For a > 0, we have the cumulative distribution function

$$F_x(a) = \int_0^a f(x) dx = \int_0^a \lambda e^{-\lambda x} dx = -e^{-\lambda x} \mid_0^a = 1 - e^ {-\lambda a}$$

So,

$$P\left\{X < a \right \} = 1 - e^ {-\lambda a} $$ and

$$P\left\{X > a \right \} = e^ {-\lambda a} $$

Now, we use $P \left \{X > a \right \}$ for our problem because our concerned variable $Z$ is **min** of $X$ and $Y$.

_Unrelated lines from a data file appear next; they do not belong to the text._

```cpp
FracSumCheckResult prove_fractional_sum_check(Ctx& c, size_t B, size_t num_vars, const HFr* const* claimed_p_0s,
                                              const HFr* const* claimed_q_0s, const Fr* const* d_ps,
                                              const Fr* const* d_qs, Transcript& tr) {
  LH_REQUIRE(B != 0, LH_ERR_ARG, "fractional sum-check: num_batching == 0");
  LH_REQUIRE(num_vars >= 1, LH_ERR_ARG, "fractional sum-check: num_vars == 0");
  LH_REQUIRE(3 * B <= LH_SC_MAX_TERMS && 4 * B + 1 <= (size_t)SC_MAX_TABLES, LH_ERR_ARG,
             "fractional sum-check: too many fractions for one round kernel");
  ArenaScope scope(c.arena);
  std::vector<std::vector<const Fr*>> lp(num_vars), lq(num_vars);
  for (size_t b = 0; b < B; b++) {
    lp[0].push_back(d_ps[b]);
    lq[0].push_back(d_qs[b]);
  }
  for (size_t h = 1; h < num_vars; h++) {
    size_t half = (size_t)1 << (num_vars - h);
// ... 107 lines not shown
    std::vector<int> top_H(B);
    std::vector<size_t> cur_h(B);
    size_t max_h = 0;
    for (size_t b = 0; b < B; b++) {
      level[b].resize(num_vars[b]);
      level[b][num_vars[b] - 1] = d_leaves[b];
      size_t h = num_vars[b] - 1;
      if (d_level_up && d_level_up[b] && h > SMALL && (!sh.on || sh.sharded(h))) {
        level[b][h - 1] = d_level_up[b];
        h--;
      }
      cur_h[b] = h;
      max_h = std::max(max_h, h);
    }
    for (size_t h = max_h; h >= 1 && (h > SMALL || sh.sharded(h + 1)); h--) {
      std::vector<const Fr*> ins;
      std::vector<Fr*> outs;
      std::vector<size_t> who;
      const bool in_sh = sh.sharded(h + 1), out_sh = sh.sharded(h);
      const size_t half = (size_t)1 << (in_sh ? h - sh.rho : h);
      for (size_t b = 0; b < B; b++) {
        if (cur_h[b] != h) continue;
        ins.push_back(level[b][h]);
        who.push_back(b);
        cur_h[b] = h - 1;
      }
      if (ins.empty()) continue;
      if (in_sh && !out_sh) {
        Fr* block = c.arena.alloc_n<Fr>(ins.size() * half);
        std::vector<Fr*> rep(ins.size());
        for (size_t k = 0; k < ins.size(); k++) {
          outs.push_back(block + k * half);
          rep[k] = c.arena.alloc_n<Fr>((size_t)1 << h);
        }
        k_tree_up_multi(c, ins.data(), outs.data(), ins.size(), half);
        comm_gather_tables(c, block, ins.size(), half, half, rep.data());
        c.route.v[RouteStats::SHARD_EXCHANGES]++;
        for (size_t k = 0; k < ins.size(); k++) level[who[k]][h - 1] = rep[k];
      } else {
        for (size_t k = 0; k < ins.size(); k++) {
          outs.push_back(c.arena.alloc_n<Fr>(half));
          level[who[k]][h - 1] = outs.back();
        }
        k_tree_up_multi(c, ins.data(), outs.data(), ins.size(), half);
      }
    }
    for (size_t b = 0; b < B; b++) {
      const size_t h = cur_h[b];
      LH_REQUIRE(h <= SMALL && !sh.sharded(h + 1), LH_ERR_ARG, "grand product: internal level mismatch");
      Fr* tops = c.arena.alloc_n<Fr>(((size_t)2 << h));
      top_in[b] = level[b][h];
      top_out[b] = tops;
      top_H[b] = (int)h;
      for (size_t k = 0; k < h; k++) level[b][k] = tops + (((size_t)2 << k) - 2);
    }
    k_tree_tops(c, top_in.data(), top_out.data(), top_H.data(), B);
  }
  std::vector<HFr> top(2 * B);
  {
    std::vector<const Fr*> heads;
    for (size_t b = 0; b < B; b++) heads.push_back(level[b][0]);
    Fr* out = (Fr*)c.pin(2 * SC_MAX_TABLES * sizeof(Fr));
    k_gather_heads(c, heads.data(), heads.size(), 2, out);
    memcpy(top.data(), out, 2 * B * sizeof(Fr));
  }
  GrandProductResult res;
  res.roots.resize(B);
  res.claims.resize(B);
  res.points.resize(B);
  for (size_t b = 0; b < B; b++) res.roots[b] = top[2 * b] * top[2 * b + 1];
  tr.write_field_elements(res.roots);

  std::vector<HFr> claims = res.roots, y;
  HFr resident_lam;
  bool have_resident_lam = false;
  GkrResident resident(c);
  std::vector<GkrLayerDev> resident_layers;
  if (c.opt.gkr_resident && c.opt.sc_tail && c.opt.sc_eq_factoring) {
    std::vector<GkrLayerDev> layers;
    for (size_t h = 1; h < max_depth; h++) {
      GkrLayerDev L;
      memset(&L, 0, sizeof(L));
      uint32_t nb = 0;
      bool ok = !sh.sharded(h + 1) && k_gkr_resident_geometry((uint32_t)h, &L.g, &L.s_log);
      bool any_leaf = false, all_leaf = true;
      for (size_t b = 0; b < B && ok; b++) {
        if (num_vars[b] <= h) continue;
        ok = nb < (uint32_t)GKR_MAX_TREES && level[b][h] != nullptr;
        if (!ok) break;
        any_leaf = any_leaf || num_vars[b] == h + 1;
        all_leaf = all_leaf && num_vars[b] == h + 1;
        L.lv[nb++] = level[b][h];
      }
      if (ok && plus_one && any_leaf && all_leaf) ok = false;
      if (!ok || nb == 0) break;
      L.h = (uint32_t)h, L.B = nb;
      layers.push_back(L);
    }
    resident_layers.swap(layers);
  }
  if (trees_built) trees_built();
  if (!resident_layers.empty()) resident.launch(resident_layers);
  for (size_t h = 0; h < max_depth; h++) {
    std::vector<size_t> active;
    for (size_t b = 0; b < B; b++)
      if (num_vars[b] > h) active.push_back(b);
    if (h >= 1 && resident.live && h <= resident.H) {
      HFr lam = tr.squeeze_challenge();
      HFr claim = HFr::zero(), power = HFr::one();
      std::vector<HFr> coeff;
      for (size_t b : active) {
        claim += claims[b] * power;
        coeff.push_back(power);
        power *= lam;
      }
      std::vector<HFr> x, evals;
      if (resident.layer(h, coeff, y, claim, tr, x, evals)) {
        c.route.v[RouteStats::RESIDENT_LAYERS]++;
        tr.write_field_elements(evals);
        HFr mu = tr.squeeze_challenge();
        x.push_back(mu);
        y = x;
        for (size_t k = 0; k < active.size(); k++) {
          const size_t b = active[k];
          const HFr &l = evals[2 * k], &r = evals[2 * k + 1];
          claims[b] = l + mu * (r - l);
          if (num_vars[b] == h + 1) {
            res.claims[b] = claims[b];
            res.points[b] = y;
          }
        }
        continue;
      }
      resident_lam = lam, have_resident_lam = true;
    }
    const bool layer_sh = sh.sharded(h + 1);
    const size_t half = (size_t)1 << (layer_sh ? h - sh.rho : h);
    std::vector<HFr> x, evals;
    if (h == 0) {
      for (size_t b : active) {
        evals.push_back(top[2 * b]);
        evals.push_back(top[2 * b + 1]);
      }
    } else {
      HFr lam = have_resident_lam ? resident_lam : tr.squeeze_challenge();
      have_resident_lam = false;
      HFr claim = HFr::zero(), power = HFr::one();
      lh_sop expr;
      memset(&expr, 0, sizeof(expr));
      expr.global_eq = 0;
      std::vector<const Fr*> polys;
      ScOptions so;
      so.sum_is_exact = true, so.sharded = layer_sh;
      bool pairs = plus_one != nullptr && active.size() % 2 == 0 && active.size() / 2 <= (size_t)SC_RW_MAX_PAIRS;
      for (size_t k = 0; k < active.size() && pairs; k++) {
        const size_t b = active[k];
        pairs = num_vars[b] == h + 1 && (k % 2 == 0 ? !plus_one[b] : (plus_one[b] && active[k - 1] + 1 == b));
      }
      if (pairs) {
        const size_t P = active.size() / 2;
        ScRwPairs rw;
        rw.num_pairs = (uint32_t)P;
        rw.const_total = HFr::zero();
        HFr cw_sum = HFr::zero();
        bool degenerate = false;
        uint32_t t = 0;
        for (size_t i = 0; i < P; i++) {
// ... 66 lines not shown
```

For exponential distribution with parameter $\lambda$, mean is given by $\frac{1}{\lambda}$.

We have,

$P \left \{X > a \right \} = e^ {-\frac{1}{\alpha} a} $

$P \left \{Y > a \right \} = e^ {-\frac{1}{\beta} a} $

So, $\begin{align*}P\left \{Z > a \right \} &= P \left \{X > a \right \} P \left \{Y > a \right \} \left(\because \text{X and Y are independent events and } \\Z > \min \left(X, Y \right) \right)\\&=e^ {-\frac{1}{\alpha} a} e^ {-\frac{1}{\beta} a} \\&=e^{-\left(\frac{1}{\alpha} + \frac{1}{\beta} \right)a} \\&=e^{-\left(\frac{\alpha + \beta} {\alpha \beta} \right)a}\end{align*}$

This shows that $Z$ is also exponentially distributed with parameter $\frac{\alpha + \beta} {\alpha \beta}$ and mean $\frac{\alpha \beta} {\alpha + \beta}$.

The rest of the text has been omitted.